Design and analyze pricing-page A/B test
Company: Amazon
Role: Data Scientist
Category: Analytics & Experimentation
Difficulty: hard
Interview Round: Onsite
You plan to test a new pricing-page layout. Primary metric: Paid conversion within 7 days of first page view at the user level. Baseline conversion = 6.0%; target MDE = +5% relative (to 6.3%); α = 0.05 (two-sided); power = 0.80. Daily traffic: 200,000 unique users; 60% new, 40% returning; 10% tablet, 30% desktop, 60% mobile. Constraints: users may switch devices; bots must be filtered; some users arrive via paid ads with different intent. Tasks: (1) Compute the approximate per-variant sample size and minimum test duration with and without CUPED (assume CUPED yields 20% variance reduction); (2) Define guardrails (e.g., SRM, bounce rate, revenue/user) and how you will detect SRM in near real time; (3) Specify randomization unit (cookie vs user vs account), handling cross-device identity, and how to prevent contamination; (4) Plan for sequential looks while controlling Type I error (e.g., alpha-spending) and describe a pre-registered stopping rule; (5) Outline a heterogeneity analysis across device and traffic source, and how you would proceed if the average treatment effect is neutral but mobile shows a significant lift; (6) Provide a concrete plan for analyzing and communicating results, including effect sizes with 95% CIs and a decision framework for ship/iterate/halt.
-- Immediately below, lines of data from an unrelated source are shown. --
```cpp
sdm_status sdm_debug_overlap(sdm_map *m, int32_t which, double out_us[2]) {
  if (!m || which < 0 || which > 2 || !out_us) return SDM_ERR_INVALID_ARGUMENT;
  HIP_TRY(hipSetDevice(m->device));
  unsigned long long *d = nullptr, h[3] = {0, 0, 0};
  DevTemps tmp;
  HIP_TRY(tmp.alloc(&d, 3));
  if (which == 2) HIP_TRY(lazy_stream(m->device, &m->s_moves));
  hipStream_t side = which == 0 ? m->s_frustum : (which == 1 ? m->s_birth : m->s_moves);
  HIP_TRY(hipStreamSynchronize(m->stream));
// ... 66 lines not shown
  m->st.alias_cap = (uint32_t)cap;
  return SDM_OK;
}
sdm_status sdm_debug_hinted_groups(sdm_map *m, int64_t *n_out) {
  if (!m || !n_out) return SDM_ERR_INVALID_ARGUMENT;
  HIP_TRY(hipSetDevice(m->device));
  std::vector<uint8_t> h(grp_hint_bytes(m->d.v_count));
  HIP_TRY(hipMemcpyAsync(h.data(), m->st.grp_hint, h.size(), hipMemcpyDeviceToHost, m->stream));
  HIP_TRY(hipStreamSynchronize(m->stream));
  int64_t n = 0;
  for (uint8_t b : h) n += b != 0;
  *n_out = n;
  return SDM_OK;
}

#ifdef SDM_AB_TIMERS
extern "C++" {
namespace sdm {
void debug_timers(unsigned long long *out32, int reset);
void debug_timers_moves(unsigned long long *out, int reset);
}
}
sdm_status sdm_debug_timers(sdm_map *m, unsigned long long *out32, int reset) {
  HIP_TRY(hipSetDevice(m->device));
  HIP_TRY(hipDeviceSynchronize());
  sdm::debug_timers(out32, reset);
  sdm::debug_timers_moves(out32 + 6 * 8192 * 4, reset);
  return SDM_OK;
}
#endif
// ... 21 lines not shown
  HIP_TRY(tmp.alloc(&ka, (size_t)n));
  HIP_TRY(tmp.alloc(&va, (size_t)n));
  HIP_TRY(tmp.alloc(&kb, (size_t)n));
  HIP_TRY(tmp.alloc(&vb, (size_t)n));
  HIP_TRY(tmp.alloc(&scr, sort_scratch_elems((size_t)n) + 16));
  HIP_TRY(hipMemset(scr, 0, (sort_scratch_elems((size_t)n) + 16) * 4));
  HIP_TRY(hipMemcpy(ka, keys_in, (size_t)n * 4, hipMemcpyHostToDevice));
  HIP_TRY(hipMemcpy(va, vals_in, (size_t)n * 4, hipMemcpyHostToDevice));
  int which = radix_sort_pairs(ka, va, kb, vb, (size_t)n, nbits, scr, nullptr);
  HIP_TRY(hipDeviceSynchronize());
  HIP_TRY(hipMemcpy(keys_out, which ? kb : ka, (size_t)n * 4, hipMemcpyDeviceToHost));
  HIP_TRY(hipMemcpy(vals_out, which ? vb : va, (size_t)n * 4, hipMemcpyDeviceToHost));
  return SDM_OK;
}

}
```

semantic_dsp_map_amd/csrc/kernels.hip:

```cpp
#include <algorithm>

#include <type_traits>

#include <hip/hip_ext.h>
#include "sdm_internal.h"
#include "sdm_scratch.h"

#pragma clang fp contract(off)

namespace sdm {

namespace {

constexpr int TPB = 256;

#ifdef SDM_AB_TIMERS
}
__device__ unsigned long long g_dbg[6][8192 * 4];
namespace {
#define DBG_T() wall_clock64()
#define DBG_PUTK(k, i, v) do { if (blockIdx.x < 8192) g_dbg[k][blockIdx.x * 4 + (i)] = (unsigned long long)(v); } while (0)
#define DBG_PUT(i, v) DBG_PUTK(0, i, v)
#define DBG_LANE0(k, i) do { if (threadIdx.x == 0 && threadIdx.y == 0) DBG_PUTK(k, i, DBG_T()); } while (0)
#else
// ... 1701 lines not shown
                                         const sdm_labeled_point &o, float ck) {
  if (finish) {
    const float ckk = ck * flt.p_detect + flt.noise_number;
    sc.ck_kappa[p] = ckk;
    sc.pix4[p] = make_float4(o.x, o.y, o.z, ckk);
    sc.pixt[p] = (uint32_t)o.track_id | (1u << 16);
  } else {
    ck_out[p] = ck;
  }
}

constexpr int BR_TPB = 640;
constexpr int BR_WAVES = BR_TPB / 64;
constexpr int BR_MAXW = 1 << ROW_COL_BITS;
template <int PPT>
__global__ __launch_bounds__(BR_TPB) __attribute__((amdgpu_waves_per_eu(PPT <= 4 ? 5 : 4, PPT <= 4 ? 5 : 4))) void k_bin_rows(Dims d, State st, Scratch sc) {
  static_assert(PPT == 2 || PPT == 4 || PPT * BR_TPB >= BR_MAXW, "eight pixels per thread cover the widest image");
  __shared__ uint32_t pre[BR_MAXW + 1];
  __shared__ uint32_t wave_tot[BR_WAVES];
  __shared__ uint32_t s_base;
  const int r = blockIdx.x;
  DBG_LANE0(2, 0);
  if (r == (int)gridDim.x - 1 && threadIdx.x < 64) alias_compact_wave(st);
  const bool overflow = sc.cnt->overflow != 0;
  const int lane = threadIdx.x & 63, wid = threadIdx.x >> 6;
  const int W = d.W;
  uint32_t c[PPT];
  const int j0 = PPT * (int)threadIdx.x;
#pragma unroll
  for (int u = 0; u < PPT; ++u) c[u] = (!overflow && j0 + u < W) ? sc.bin_count[r * W + j0 + u] : 0u;
  uint32_t sub_n = 0;
  if (threadIdx.x < ROW_SUBS && !overflow) {
    sub_n = sc.row_cnt[(size_t)(r * ROW_SUBS + threadIdx.x) * ROW_CNT_STRIDE];
    if (sub_n > sc.row_cap) sub_n = sc.row_cap;
  }
  uint32_t inc = 0;
#pragma unroll
  for (int u = 0; u < PPT; ++u) inc += c[u];
  const uint32_t mine = inc;
#pragma unroll
  for (int off = 1; off < 64; off <<= 1) {
    const uint32_t t = __shfl_up(inc, off, 64);
    if (lane >= off) inc += t;
  }
  if (lane == 63) wave_tot[wid] = inc;
  __syncthreads();
  uint32_t before = 0, total = 0;
#pragma unroll
  for (int w = 0; w < BR_WAVES; ++w) {
    if (w < wid) before += wave_tot[w];
    total += wave_tot[w];
  }
  {
    uint32_t run = before + inc - mine;
#pragma unroll
    for (int u = 0; u < PPT; ++u) {
      if (j0 + u < W) pre[j0 + u] = run;
      run += c[u];
    }
  }
  if (threadIdx.x == 0) {
    pre[W] = total;
    s_base = total ? atomicAdd(&sc.cnt->n_vis, total) : 0u;
    if (total && (s_base > sc.cap_vis || total > sc.cap_vis - s_base)) {
      sc.cnt->overflow = 1;
      pre[W] = 0;
    }
  }
  uint32_t sub_ex[ROW_SUBS + 1];
  {
    uint32_t run = 0;
#pragma unroll
    for (int k = 0; k < ROW_SUBS; ++k) {
      sub_ex[k] = run;
      run += (uint32_t)__shfl(sub_n, k, 64);
    }
    sub_ex[ROW_SUBS] = run;
  }
  __shared__ uint32_t s_sub[ROW_SUBS + 1];
  if (threadIdx.x == 0) {
#pragma unroll
    for (int k = 0; k <= ROW_SUBS; ++k) s_sub[k] = sub_ex[k];
  }
  __syncthreads();
  const uint32_t base = s_base;
  uint32_t *__restrict__ bs = sc.bin_start + (size_t)r * (W + 1);
  const bool row_over = total != 0 && pre[W] == 0;
  {
    const int h = d.window_half;
#pragma unroll
    for (int u = 0; u < PPT; ++u) {
      const int j = j0 + u;
      if (j < W) {
        const uint32_t n = row_over ? 0u : pre[j + h + 1 > W ? W : j + h + 1] - pre[j - h < 0 ? 0 : j - h];
        sc.row_win[r * W + j] = (uint8_t)(n > 255u ? 255u : n);
      }
    }
  }
  for (int j = threadIdx.x; j <= W; j += BR_TPB) bs[j] = row_over ? 0u : base + pre[j];
  if (total == 0 || row_over) {
    DBG_LANE0(2, 1);
    return;
  }
  const uint32_t n_row = s_sub[ROW_SUBS];
  for (uint32_t g = threadIdx.x; g < n_row; g += BR_TPB) {
    int sub = 0;
#pragma unroll
    for (int k = 1; k < ROW_SUBS; ++k) sub += s_sub[k] <= g ? 1 : 0;
    const uint2 e = sc.row_list[(size_t)(r * ROW_SUBS + sub) * sc.row_cap + (g - s_sub[sub])];
    sc.bin_idx[base + pre[e.y & (uint32_t)(BR_MAXW - 1)] + (e.y >> ROW_COL_BITS)] = e.x;
  }
  __syncthreads();
  const size_t slot_base = (size_t)d.v_begin << d.p_n;
// ... 70 lines not shown
          a[0] = t;
          sift_down(a, 0, end - 1);
        }
      }
    }
    for (uint32_t i = 0; i < n; ++i) {
      const size_t li = (size_t)a[i] - slot_base;
      const float4 q = st.pos4[li];
      const SlotRef sr = slot_ref_li(st, d.p_n, li);
      sc.vp4[s + i] = make_float4(q.x, q.y, q.z, sr.w());
      sc.vtf[s + i] = (uint32_t)sr.track() | ((uint32_t)st.forget[li] << 16);
      sc.vpix[s + i] = p;
    }
  }
  DBG_LANE0(2, 1);
}

__global__ __launch_bounds__(TPB) void k_ck_classify(Dims d, Filter flt, Scratch sc, float *__restrict__ ck_out, int finish) {
  const uint32_t p = blockIdx.x * blockDim.x + threadIdx.x;
  const int W = d.W, H = d.H, h = d.window_half;
  const bool in_image = p < (uint32_t)(W * H);
  const bool overflow = sc.cnt->overflow != 0;
  sdm_labeled_point o;
  o.is_valid = 0;
  uint32_t total = 0;
  if (in_image) {
    o = load_point(sc.fa->cloud, p);
    const int i = (int)p / W;
    uint32_t rw[A7_ROWS];
#pragma unroll
    for (int r = 0; r < A7_ROWS; ++r) {
      const int ni = i + r - h;
      const bool ok = r <= 2 * h && ni >= 0 && ni < H;
      rw[r] = sc.row_win[(int)p + (ok ? (r - h) * W : 0)];
    }
    __builtin_amdgcn_sched_barrier(0);
#pragma unroll
    for (int r = 0; r < A7_ROWS; ++r) {
      const int ni = i + r - h;
      total += (r <= 2 * h && ni >= 0 && ni < H) ? rw[r] : 0u;
    }
  }
  uint8_t cls = CK_DONE;
  if (in_image && o.is_valid && total != 0 && !overflow) cls = total <= CK_LIGHT_MAX ? CK_LIGHT : CK_HEAVY;
  const unsigned long long hm = __ballot(cls == CK_HEAVY);
  if (hm) {
    const uint32_t lane = threadIdx.x & 63u;
    const uint32_t shard = blockIdx.x & (VIS_SHARDS - 1);
    uint32_t base = 0;
    if (lane == 0) base = atomicAdd(&sc.cnt->shard[shard].heavy, (uint32_t)__popcll(hm));
    base = (uint32_t)__shfl((int)base, 0, 64);
    if (cls == CK_HEAVY) sc.ck_heavy[shard * sc.cap_heavy + base + (uint32_t)__popcll(hm & ((1ull << lane) - 1ull))] = p;
  }
  if (!in_image) return;
  if (!finish) {
    sc.pix4[p] = make_float4(o.x, o.y, o.z, 0.f);
    sc.pixt[p] = o.is_valid ? ((uint32_t)o.track_id | (1u << 16)) : 0u;
  }
  if (!o.is_valid) {
    if (finish) sc.pixt[p] = 0;
  } else if (cls == CK_DONE) {
    ck_store(flt, sc, ck_out, finish, (int)p, o, 0.f);
  }
  sc.ck_class[p] = cls;
}


template <bool FAST>
__device__ __forceinline__ float ck_term(const Filter &flt, const float *__restrict__ pdf, const float4 pv, const uint32_t tf,
                                         const sdm_labeled_point &o, float rsig, bool &skip) {
  const uint16_t ptrack = (uint16_t)(tf & 0xffffu);
  skip = flt.independent && ptrack != o.track_id;
  const float fg = flt.forget[(tf >> 16) & 7];
  float gk = query_pdf_r<FAST>(pdf, pv.x, o.x, o.sigma, rsig) * query_pdf_r<FAST>(pdf, pv.y, o.y, o.sigma, rsig) *
             query_pdf_r<FAST>(pdf, pv.z, o.z, o.sigma, rsig);
  if (!flt.independent) {
    gk *= fg;
    if (ptrack != o.track_id) gk *= flt.id_transition;
  }
// ... 411 lines not shown
  if (pt.is_valid) {
    if (flt.use_rng) {
      long long draw = (long long)sc.cur->birth_cursor + 3ll * ((long long)flt.nb * sc.b_rank[q] + n);
      float nx = pt.sigma * st.noise[(draw + 1) % flt.noise_n];
      float ny = pt.sigma * st.noise[(draw + 2) % flt.noise_n];
      float nz = pt.sigma * st.noise[(draw + 3) % flt.noise_n];
      x = pt.x + nx;
      y = pt.y + ny;
      z = pt.z + nz;
    }
    uint32_t rx, ry, rz;
    uint32_t v = global_pos_to_voxel(d, f, x, y, z, rx, ry, rz);
    if (v != INVALID_INDEX && rz >= d.rz_begin && rz < d.rz_begin + d.rz_count) key = v;
  }
  sc.bkey_a[b] = key;
  sc.bval_a[b] = b;
  sc.bpos[b] = make_float4(x, y, z, __uint_as_float((uint32_t)pt.track_id | ((uint32_t)pt.label_id << 16)));
}

__global__ void k_birth_cursor(Dims d, Filter flt, Scratch sc) {
  if (threadIdx.x != 0 || blockIdx.x != 0) return;
  int last = d.W * d.H - 1;
  uint32_t n_valid = sc.b_rank[last] + sc.b_valid[last];
  sc.cnt->n_valid_px = n_valid;
  sc.cnt->n_birth_attempts = n_valid * (uint32_t)flt.nb;
  if (flt.use_rng) {
    long long c = (long long)sc.cur->birth_cursor + 3ll * flt.nb * (long long)n_valid;
    sc.cur->birth_cursor = (int32_t)(c % flt.noise_n);
  }
}

// ... 863 lines not shown
                       hipEvent_t vis_done) {
  {
    const size_t max_words = (size_t)((d.NX + 63) / 64 + 1) * d.NY * d.NZ;
    dim3 grid((unsigned)std::min<size_t>(blocks_for(max_words, VIS_WORDS), 2048));
    if (vis_done) {
      switch (d.p_n) {
        case 1: hipExtLaunchKernelGGL(k_visibility<2>, grid, dim3(TPB), 0, s, nullptr, vis_done, 0, d, st, sc); break;
        case 2: hipExtLaunchKernelGGL(k_visibility<4>, grid, dim3(TPB), 0, s, nullptr, vis_done, 0, d, st, sc); break;
        case 3: hipExtLaunchKernelGGL(k_visibility<8>, grid, dim3(TPB), 0, s, nullptr, vis_done, 0, d, st, sc); break;
        default: hipExtLaunchKernelGGL(k_visibility<16>, grid, dim3(TPB), 0, s, nullptr, vis_done, 0, d, st, sc); break;
      }
    } else {
      SDM_DISPATCH_S(k_visibility, grid, s, d, st, sc);
    }
  }
  if (d.W <= 2 * BR_TPB) hipLaunchKernelGGL(k_bin_rows<2>, dim3((unsigned)d.H), dim3(BR_TPB), 0, s, d, st, sc);
  else if (d.W <= 4 * BR_TPB) hipLaunchKernelGGL(k_bin_rows<4>, dim3((unsigned)d.H), dim3(BR_TPB), 0, s, d, st, sc);
  else hipLaunchKernelGGL(k_bin_rows<8>, dim3((unsigned)d.H), dim3(BR_TPB), 0, s, d, st, sc);
  hipLaunchKernelGGL(k_ck_classify, dim3(blocks_for((size_t)d.W * d.H)), dim3(TPB), 0, s, d, flt, sc, ck_out, finish);
}

void launch_ck(const Dims &d, const Filter &flt, const State &st, const Scratch &sc, float *ck_out, int finish, hipStream_t s) {
  hipLaunchKernelGGL(k_ck, dim3(CK_HEAVY_BLOCKS + blocks_for((size_t)d.W * d.H, A7_ROWS * A7_ITEMS)), dim3(A7_ROWS, A7_ITEMS), 0, s, d, flt, st, sc,
                     ck_out, finish);
}
void launch_ck_finish(const Dims &d, const Filter &flt, const Scratch &sc, const float *parts, int n_parts, size_t part_stride, hipStream_t s) {
  hipLaunchKernelGGL(k_ck_finish, dim3(blocks_for((size_t)d.W * d.H)), dim3(TPB), 0, s, d, flt, sc, parts, n_parts,
                     part_stride ? part_stride : (size_t)d.W * d.H);
}
void launch_ck_reduce_chunk(const float *stage, const float *own_part, float *full, uint32_t chunk, int world, int rank, hipStream_t s) {
  hipLaunchKernelGGL(k_ck_reduce_chunk, dim3((chunk + TPB - 1) / TPB), dim3(TPB), 0, s, stage, own_part, full, chunk, world, rank);
}
void launch_weight(const Dims &d, const Filter &flt, const State &st, const Scratch &sc, hipStream_t s, const float *ck_raw) {
  const int side = 2 * d.window_half + 1;
// ... 9 lines not shown
  }
#undef SDM_WEIGHT
}

int launch_birth_prepare(const Dims &d, const Filter &flt, const BirthOrder &bo, const State &st,
                         const Scratch &sc, hipStream_t s) {
  const size_t hw = (size_t)d.W * d.H;
  const size_t total = hw * flt.nb;
  if (flt.use_rng) {
    hipLaunchKernelGGL(k_birth_flags, dim3(blocks_for(hw)), dim3(TPB), 0, s, d, bo, sc);
    exclusive_scan_u32(sc.b_valid, sc.b_rank, hw, sc.scan_scratch_b, s);
  }
  hipLaunchKernelGGL(k_birth_candidates, dim3(blocks_for(total)), dim3(TPB), 0, s, d, flt, bo, st, sc);
  if (flt.use_rng) hipLaunchKernelGGL(k_birth_cursor, dim3(1), dim3(64), 0, s, d, flt, sc);
  int nbits = d.x_n + d.y_n + d.z_n + 1;
  return radix_sort_pairs(sc.bkey_a, sc.bval_a, sc.bkey_b, sc.bval_b, total, nbits, sc.sort_scratch, s);
}
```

Quick Answer: This question evaluates data-science competencies in online experiment design and analysis, including statistical power and sample-size estimation, variance-reduction methods, guardrail and SRM monitoring, randomization and contamination handling, sequential monitoring and stopping rules, heterogeneity/subgroup analysis, and result communication within the analytics & experimentation domain. It is commonly asked to assess practical application of statistical inference and experimental rigor in product and business contexts, primarily testing practical application while requiring conceptual understanding of underlying statistical principles and operational trade-offs.